-- Exercise inputs follows --
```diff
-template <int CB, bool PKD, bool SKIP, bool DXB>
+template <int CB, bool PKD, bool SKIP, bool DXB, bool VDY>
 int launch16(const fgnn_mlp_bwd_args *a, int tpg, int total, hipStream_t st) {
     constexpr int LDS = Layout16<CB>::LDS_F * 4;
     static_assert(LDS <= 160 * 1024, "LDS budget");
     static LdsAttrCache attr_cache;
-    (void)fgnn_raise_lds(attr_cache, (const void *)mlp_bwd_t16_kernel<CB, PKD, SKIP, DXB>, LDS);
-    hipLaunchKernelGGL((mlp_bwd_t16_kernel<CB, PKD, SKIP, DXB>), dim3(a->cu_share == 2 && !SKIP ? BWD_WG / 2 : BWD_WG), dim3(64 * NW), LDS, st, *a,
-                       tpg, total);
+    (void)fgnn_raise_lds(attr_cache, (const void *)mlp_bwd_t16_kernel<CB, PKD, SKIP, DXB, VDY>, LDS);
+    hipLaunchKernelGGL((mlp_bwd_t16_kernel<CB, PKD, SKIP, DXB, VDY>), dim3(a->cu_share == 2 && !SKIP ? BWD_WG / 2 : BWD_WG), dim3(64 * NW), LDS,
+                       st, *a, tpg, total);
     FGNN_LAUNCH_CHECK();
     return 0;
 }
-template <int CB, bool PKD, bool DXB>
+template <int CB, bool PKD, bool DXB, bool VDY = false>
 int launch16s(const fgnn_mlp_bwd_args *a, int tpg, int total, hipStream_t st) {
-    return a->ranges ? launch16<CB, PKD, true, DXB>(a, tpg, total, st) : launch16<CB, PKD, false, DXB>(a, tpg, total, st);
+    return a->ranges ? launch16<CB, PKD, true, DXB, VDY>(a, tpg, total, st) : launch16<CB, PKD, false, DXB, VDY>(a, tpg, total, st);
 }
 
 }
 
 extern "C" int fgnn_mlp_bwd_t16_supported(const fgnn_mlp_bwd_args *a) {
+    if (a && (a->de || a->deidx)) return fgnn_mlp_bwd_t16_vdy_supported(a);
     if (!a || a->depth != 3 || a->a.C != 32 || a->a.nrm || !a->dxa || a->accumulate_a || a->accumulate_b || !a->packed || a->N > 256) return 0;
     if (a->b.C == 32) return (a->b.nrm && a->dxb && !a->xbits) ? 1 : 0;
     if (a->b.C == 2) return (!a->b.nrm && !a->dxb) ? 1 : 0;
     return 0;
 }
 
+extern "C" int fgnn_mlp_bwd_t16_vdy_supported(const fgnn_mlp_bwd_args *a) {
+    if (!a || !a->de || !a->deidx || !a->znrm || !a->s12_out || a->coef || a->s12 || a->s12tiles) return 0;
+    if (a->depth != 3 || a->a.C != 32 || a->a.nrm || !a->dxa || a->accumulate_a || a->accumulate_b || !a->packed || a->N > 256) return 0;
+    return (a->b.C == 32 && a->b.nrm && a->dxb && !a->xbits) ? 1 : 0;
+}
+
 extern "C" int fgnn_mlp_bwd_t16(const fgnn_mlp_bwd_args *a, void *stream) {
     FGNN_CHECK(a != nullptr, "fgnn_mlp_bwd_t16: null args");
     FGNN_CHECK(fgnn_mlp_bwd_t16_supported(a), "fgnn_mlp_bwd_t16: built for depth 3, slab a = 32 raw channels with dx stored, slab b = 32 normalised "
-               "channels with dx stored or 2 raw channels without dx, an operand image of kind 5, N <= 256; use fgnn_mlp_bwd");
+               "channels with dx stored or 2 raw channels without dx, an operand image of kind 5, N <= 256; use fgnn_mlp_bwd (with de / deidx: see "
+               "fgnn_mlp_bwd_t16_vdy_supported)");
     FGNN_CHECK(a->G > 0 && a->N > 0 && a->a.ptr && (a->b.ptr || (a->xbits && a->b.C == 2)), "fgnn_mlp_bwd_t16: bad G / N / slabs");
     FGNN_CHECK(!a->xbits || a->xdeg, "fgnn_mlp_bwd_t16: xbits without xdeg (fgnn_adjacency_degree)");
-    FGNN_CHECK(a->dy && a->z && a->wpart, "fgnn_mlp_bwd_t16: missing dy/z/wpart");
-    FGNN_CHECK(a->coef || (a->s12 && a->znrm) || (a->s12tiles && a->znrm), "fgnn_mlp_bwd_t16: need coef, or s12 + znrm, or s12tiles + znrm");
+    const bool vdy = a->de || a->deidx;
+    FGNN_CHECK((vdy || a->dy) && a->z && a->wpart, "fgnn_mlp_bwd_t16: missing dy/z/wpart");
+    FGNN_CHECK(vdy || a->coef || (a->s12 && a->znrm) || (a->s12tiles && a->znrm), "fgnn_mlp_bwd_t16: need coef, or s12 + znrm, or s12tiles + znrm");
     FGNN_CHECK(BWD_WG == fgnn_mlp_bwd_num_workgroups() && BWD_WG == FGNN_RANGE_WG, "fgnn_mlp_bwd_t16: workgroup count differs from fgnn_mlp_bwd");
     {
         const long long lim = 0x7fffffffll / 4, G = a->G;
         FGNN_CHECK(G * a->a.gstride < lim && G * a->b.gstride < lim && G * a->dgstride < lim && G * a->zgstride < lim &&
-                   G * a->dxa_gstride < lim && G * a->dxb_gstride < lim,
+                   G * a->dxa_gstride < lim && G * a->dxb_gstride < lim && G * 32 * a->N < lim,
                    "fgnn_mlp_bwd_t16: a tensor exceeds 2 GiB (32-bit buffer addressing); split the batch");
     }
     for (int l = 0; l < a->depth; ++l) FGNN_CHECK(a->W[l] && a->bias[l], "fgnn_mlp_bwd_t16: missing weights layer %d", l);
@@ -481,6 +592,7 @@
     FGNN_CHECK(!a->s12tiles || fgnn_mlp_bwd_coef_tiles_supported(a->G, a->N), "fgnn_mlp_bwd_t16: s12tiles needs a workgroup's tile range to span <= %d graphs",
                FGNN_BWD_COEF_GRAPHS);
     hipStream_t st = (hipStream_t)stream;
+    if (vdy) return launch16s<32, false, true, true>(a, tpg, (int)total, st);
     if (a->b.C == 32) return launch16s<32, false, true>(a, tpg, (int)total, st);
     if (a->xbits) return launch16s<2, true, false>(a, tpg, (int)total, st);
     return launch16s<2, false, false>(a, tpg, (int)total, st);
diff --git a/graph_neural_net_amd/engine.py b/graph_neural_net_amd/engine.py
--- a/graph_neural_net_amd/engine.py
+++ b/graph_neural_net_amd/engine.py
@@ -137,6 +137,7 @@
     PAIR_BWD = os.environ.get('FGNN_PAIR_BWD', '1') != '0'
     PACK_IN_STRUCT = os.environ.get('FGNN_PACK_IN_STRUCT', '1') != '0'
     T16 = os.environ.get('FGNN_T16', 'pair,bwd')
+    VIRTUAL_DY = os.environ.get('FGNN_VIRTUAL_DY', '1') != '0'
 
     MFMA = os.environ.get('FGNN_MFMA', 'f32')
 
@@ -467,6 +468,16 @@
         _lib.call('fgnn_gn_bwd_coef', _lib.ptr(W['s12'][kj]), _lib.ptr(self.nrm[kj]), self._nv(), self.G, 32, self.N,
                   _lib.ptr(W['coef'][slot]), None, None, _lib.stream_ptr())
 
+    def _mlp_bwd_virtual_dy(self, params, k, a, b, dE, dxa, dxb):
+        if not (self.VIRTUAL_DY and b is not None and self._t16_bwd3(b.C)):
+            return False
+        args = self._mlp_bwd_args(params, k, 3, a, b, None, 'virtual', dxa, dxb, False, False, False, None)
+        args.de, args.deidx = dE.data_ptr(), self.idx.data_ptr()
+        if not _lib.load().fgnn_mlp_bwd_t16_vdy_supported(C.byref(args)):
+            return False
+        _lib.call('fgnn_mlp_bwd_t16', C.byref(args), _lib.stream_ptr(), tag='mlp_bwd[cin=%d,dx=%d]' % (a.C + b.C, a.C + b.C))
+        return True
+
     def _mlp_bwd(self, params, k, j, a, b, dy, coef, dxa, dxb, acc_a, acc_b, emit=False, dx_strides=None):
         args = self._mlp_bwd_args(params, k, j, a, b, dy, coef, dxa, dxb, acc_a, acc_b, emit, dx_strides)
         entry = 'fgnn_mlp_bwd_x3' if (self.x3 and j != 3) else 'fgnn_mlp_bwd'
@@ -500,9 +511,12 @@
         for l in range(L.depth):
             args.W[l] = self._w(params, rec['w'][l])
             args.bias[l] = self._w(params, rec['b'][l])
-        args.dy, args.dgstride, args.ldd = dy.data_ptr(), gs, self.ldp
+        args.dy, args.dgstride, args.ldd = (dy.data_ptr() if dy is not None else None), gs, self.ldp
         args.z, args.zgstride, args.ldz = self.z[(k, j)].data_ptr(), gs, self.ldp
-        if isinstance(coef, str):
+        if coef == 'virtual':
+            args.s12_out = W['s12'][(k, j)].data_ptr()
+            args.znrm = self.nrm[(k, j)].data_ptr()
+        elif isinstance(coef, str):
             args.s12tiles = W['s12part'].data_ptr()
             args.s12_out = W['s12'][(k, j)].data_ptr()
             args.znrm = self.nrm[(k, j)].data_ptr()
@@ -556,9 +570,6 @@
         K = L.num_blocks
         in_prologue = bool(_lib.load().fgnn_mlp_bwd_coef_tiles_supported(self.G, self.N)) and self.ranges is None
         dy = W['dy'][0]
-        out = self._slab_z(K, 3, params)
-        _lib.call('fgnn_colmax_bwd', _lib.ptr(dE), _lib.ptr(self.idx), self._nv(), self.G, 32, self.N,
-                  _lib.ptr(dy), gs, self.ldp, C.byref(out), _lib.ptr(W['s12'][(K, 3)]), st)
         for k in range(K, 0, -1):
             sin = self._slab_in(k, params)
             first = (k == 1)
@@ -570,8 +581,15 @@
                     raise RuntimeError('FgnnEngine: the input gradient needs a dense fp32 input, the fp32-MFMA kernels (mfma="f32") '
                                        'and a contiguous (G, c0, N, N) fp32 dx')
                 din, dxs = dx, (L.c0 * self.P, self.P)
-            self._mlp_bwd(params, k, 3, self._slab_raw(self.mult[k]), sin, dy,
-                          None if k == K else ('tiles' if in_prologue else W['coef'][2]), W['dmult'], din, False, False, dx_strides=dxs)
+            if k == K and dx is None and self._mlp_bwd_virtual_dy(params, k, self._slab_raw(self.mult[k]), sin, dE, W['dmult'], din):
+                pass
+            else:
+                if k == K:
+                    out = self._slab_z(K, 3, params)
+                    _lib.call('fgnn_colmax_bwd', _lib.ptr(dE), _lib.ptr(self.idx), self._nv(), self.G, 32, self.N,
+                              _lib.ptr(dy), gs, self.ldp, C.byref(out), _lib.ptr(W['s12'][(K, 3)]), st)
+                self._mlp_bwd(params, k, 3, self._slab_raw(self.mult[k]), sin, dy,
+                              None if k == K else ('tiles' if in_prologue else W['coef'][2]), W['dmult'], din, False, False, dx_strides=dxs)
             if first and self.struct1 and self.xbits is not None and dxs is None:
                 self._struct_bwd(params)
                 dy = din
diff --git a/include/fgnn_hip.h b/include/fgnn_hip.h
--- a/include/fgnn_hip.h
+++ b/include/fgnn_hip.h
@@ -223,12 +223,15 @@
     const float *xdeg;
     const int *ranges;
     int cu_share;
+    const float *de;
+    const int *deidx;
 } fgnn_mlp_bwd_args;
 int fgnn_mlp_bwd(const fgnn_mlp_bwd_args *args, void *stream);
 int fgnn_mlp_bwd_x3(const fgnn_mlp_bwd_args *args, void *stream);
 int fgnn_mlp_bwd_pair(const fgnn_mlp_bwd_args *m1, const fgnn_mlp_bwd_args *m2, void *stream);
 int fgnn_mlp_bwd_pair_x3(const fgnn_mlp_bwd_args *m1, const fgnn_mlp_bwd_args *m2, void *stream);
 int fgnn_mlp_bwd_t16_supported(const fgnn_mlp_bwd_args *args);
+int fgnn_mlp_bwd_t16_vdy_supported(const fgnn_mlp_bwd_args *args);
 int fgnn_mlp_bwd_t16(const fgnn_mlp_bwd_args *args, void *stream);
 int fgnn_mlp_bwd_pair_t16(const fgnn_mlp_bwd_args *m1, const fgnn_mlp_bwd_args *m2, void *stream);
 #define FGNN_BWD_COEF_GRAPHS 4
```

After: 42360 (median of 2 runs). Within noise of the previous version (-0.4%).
-- Exercise inputs concluded --
-- Exercise inputs follows --
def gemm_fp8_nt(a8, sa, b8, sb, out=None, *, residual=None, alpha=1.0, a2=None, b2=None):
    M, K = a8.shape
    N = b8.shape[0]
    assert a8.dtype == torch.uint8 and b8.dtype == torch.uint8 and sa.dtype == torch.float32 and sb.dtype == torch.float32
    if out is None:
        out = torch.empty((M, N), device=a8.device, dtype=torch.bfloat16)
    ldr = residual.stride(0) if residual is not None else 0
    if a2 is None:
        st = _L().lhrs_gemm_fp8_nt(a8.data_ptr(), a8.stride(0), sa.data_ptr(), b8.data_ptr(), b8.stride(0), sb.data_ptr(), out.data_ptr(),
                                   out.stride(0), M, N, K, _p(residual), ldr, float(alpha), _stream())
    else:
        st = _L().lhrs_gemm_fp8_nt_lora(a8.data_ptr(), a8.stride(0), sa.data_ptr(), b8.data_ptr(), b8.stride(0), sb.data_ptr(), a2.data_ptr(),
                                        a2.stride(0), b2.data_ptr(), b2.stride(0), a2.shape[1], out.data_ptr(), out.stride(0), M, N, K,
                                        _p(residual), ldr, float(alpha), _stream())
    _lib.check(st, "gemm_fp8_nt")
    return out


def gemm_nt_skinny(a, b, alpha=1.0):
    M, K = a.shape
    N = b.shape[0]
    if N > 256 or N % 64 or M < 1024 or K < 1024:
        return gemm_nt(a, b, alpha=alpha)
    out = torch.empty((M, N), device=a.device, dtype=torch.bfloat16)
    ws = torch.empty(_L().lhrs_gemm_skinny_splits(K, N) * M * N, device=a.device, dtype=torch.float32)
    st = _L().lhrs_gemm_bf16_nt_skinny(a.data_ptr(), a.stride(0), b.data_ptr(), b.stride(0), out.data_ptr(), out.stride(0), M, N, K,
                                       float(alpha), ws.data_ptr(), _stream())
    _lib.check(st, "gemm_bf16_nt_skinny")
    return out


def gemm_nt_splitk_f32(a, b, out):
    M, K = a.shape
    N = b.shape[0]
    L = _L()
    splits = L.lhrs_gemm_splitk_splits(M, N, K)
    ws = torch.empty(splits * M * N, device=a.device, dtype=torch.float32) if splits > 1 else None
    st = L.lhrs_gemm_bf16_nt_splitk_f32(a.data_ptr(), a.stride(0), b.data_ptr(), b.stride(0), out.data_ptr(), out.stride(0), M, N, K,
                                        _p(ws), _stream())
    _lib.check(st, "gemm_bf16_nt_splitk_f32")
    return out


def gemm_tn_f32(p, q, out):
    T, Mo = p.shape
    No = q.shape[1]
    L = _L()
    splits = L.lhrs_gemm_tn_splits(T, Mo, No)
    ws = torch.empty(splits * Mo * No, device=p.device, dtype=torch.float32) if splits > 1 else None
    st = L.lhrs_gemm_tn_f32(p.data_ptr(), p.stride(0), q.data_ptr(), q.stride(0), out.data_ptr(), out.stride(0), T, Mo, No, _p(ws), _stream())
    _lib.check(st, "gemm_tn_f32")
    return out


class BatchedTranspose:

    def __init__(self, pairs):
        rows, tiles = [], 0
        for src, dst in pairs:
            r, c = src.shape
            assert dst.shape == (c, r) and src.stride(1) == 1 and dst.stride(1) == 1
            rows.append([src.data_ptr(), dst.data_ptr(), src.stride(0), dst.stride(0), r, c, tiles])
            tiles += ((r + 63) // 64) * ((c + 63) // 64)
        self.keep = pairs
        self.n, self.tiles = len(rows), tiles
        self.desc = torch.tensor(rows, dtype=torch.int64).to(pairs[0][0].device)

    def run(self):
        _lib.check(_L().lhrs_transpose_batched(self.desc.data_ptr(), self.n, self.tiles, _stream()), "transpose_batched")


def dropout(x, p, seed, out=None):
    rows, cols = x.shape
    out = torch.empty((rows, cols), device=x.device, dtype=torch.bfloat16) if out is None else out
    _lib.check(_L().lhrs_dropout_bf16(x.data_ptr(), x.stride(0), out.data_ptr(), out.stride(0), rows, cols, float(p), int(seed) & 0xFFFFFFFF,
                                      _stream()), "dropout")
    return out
-- Exercise inputs concluded --
Exercise aim:
Above are records; repeat only the lines starting at the line with "ws = torch.empty(_L().lhrs_gemm_skinny_splits(K, N)" and ending at the line with "None else out", exactly as they appear, both included.

Written answer:
    ws = torch.empty(_L().lhrs_gemm_skinny_splits(K, N) * M * N, device=a.device, dtype=torch.float32)
    st = _L().lhrs_gemm_bf16_nt_skinny(a.data_ptr(), a.stride(0), b.data_ptr(), b.stride(0), out.data_ptr(), out.stride(0), M, N, K,
                                       float(alpha), ws.data_ptr(), _stream())
    _lib.check(st, "gemm_bf16_nt_skinny")
    return out


def gemm_nt_splitk_f32(a, b, out):
    M, K = a.shape
    N = b.shape[0]
    L = _L()
    splits = L.lhrs_gemm_splitk_splits(M, N, K)
    ws = torch.empty(splits * M * N, device=a.device, dtype=torch.float32) if splits > 1 else None
    st = L.lhrs_gemm_bf16_nt_splitk_f32(a.data_ptr(), a.stride(0), b.data_ptr(), b.stride(0), out.data_ptr(), out.stride(0), M, N, K,
                                        _p(ws), _stream())
    _lib.check(st, "gemm_bf16_nt_splitk_f32")
    return out


def gemm_tn_f32(p, q, out):
    T, Mo = p.shape
    No = q.shape[1]
    L = _L()
    splits = L.lhrs_gemm_tn_splits(T, Mo, No)
    ws = torch.empty(splits * Mo * No, device=p.device, dtype=torch.float32) if splits > 1 else None
    st = L.lhrs_gemm_tn_f32(p.data_ptr(), p.stride(0), q.data_ptr(), q.stride(0), out.data_ptr(), out.stride(0), T, Mo, No, _p(ws), _stream())
    _lib.check(st, "gemm_tn_f32")
    return out


class BatchedTranspose:

    def __init__(self, pairs):
        rows, tiles = [], 0
        for src, dst in pairs:
            r, c = src.shape
            assert dst.shape == (c, r) and src.stride(1) == 1 and dst.stride(1) == 1
            rows.append([src.data_ptr(), dst.data_ptr(), src.stride(0), dst.stride(0), r, c, tiles])
            tiles += ((r + 63) // 64) * ((c + 63) // 64)
        self.keep = pairs
        self.n, self.tiles = len(rows), tiles
        self.desc = torch.tensor(rows, dtype=torch.int64).to(pairs[0][0].device)

    def run(self):
        _lib.check(_L().lhrs_transpose_batched(self.desc.data_ptr(), self.n, self.tiles, _stream()), "transpose_batched")


def dropout(x, p, seed, out=None):
    rows, cols = x.shape
    out = torch.empty((rows, cols), device=x.device, dtype=torch.bfloat16) if out is None else out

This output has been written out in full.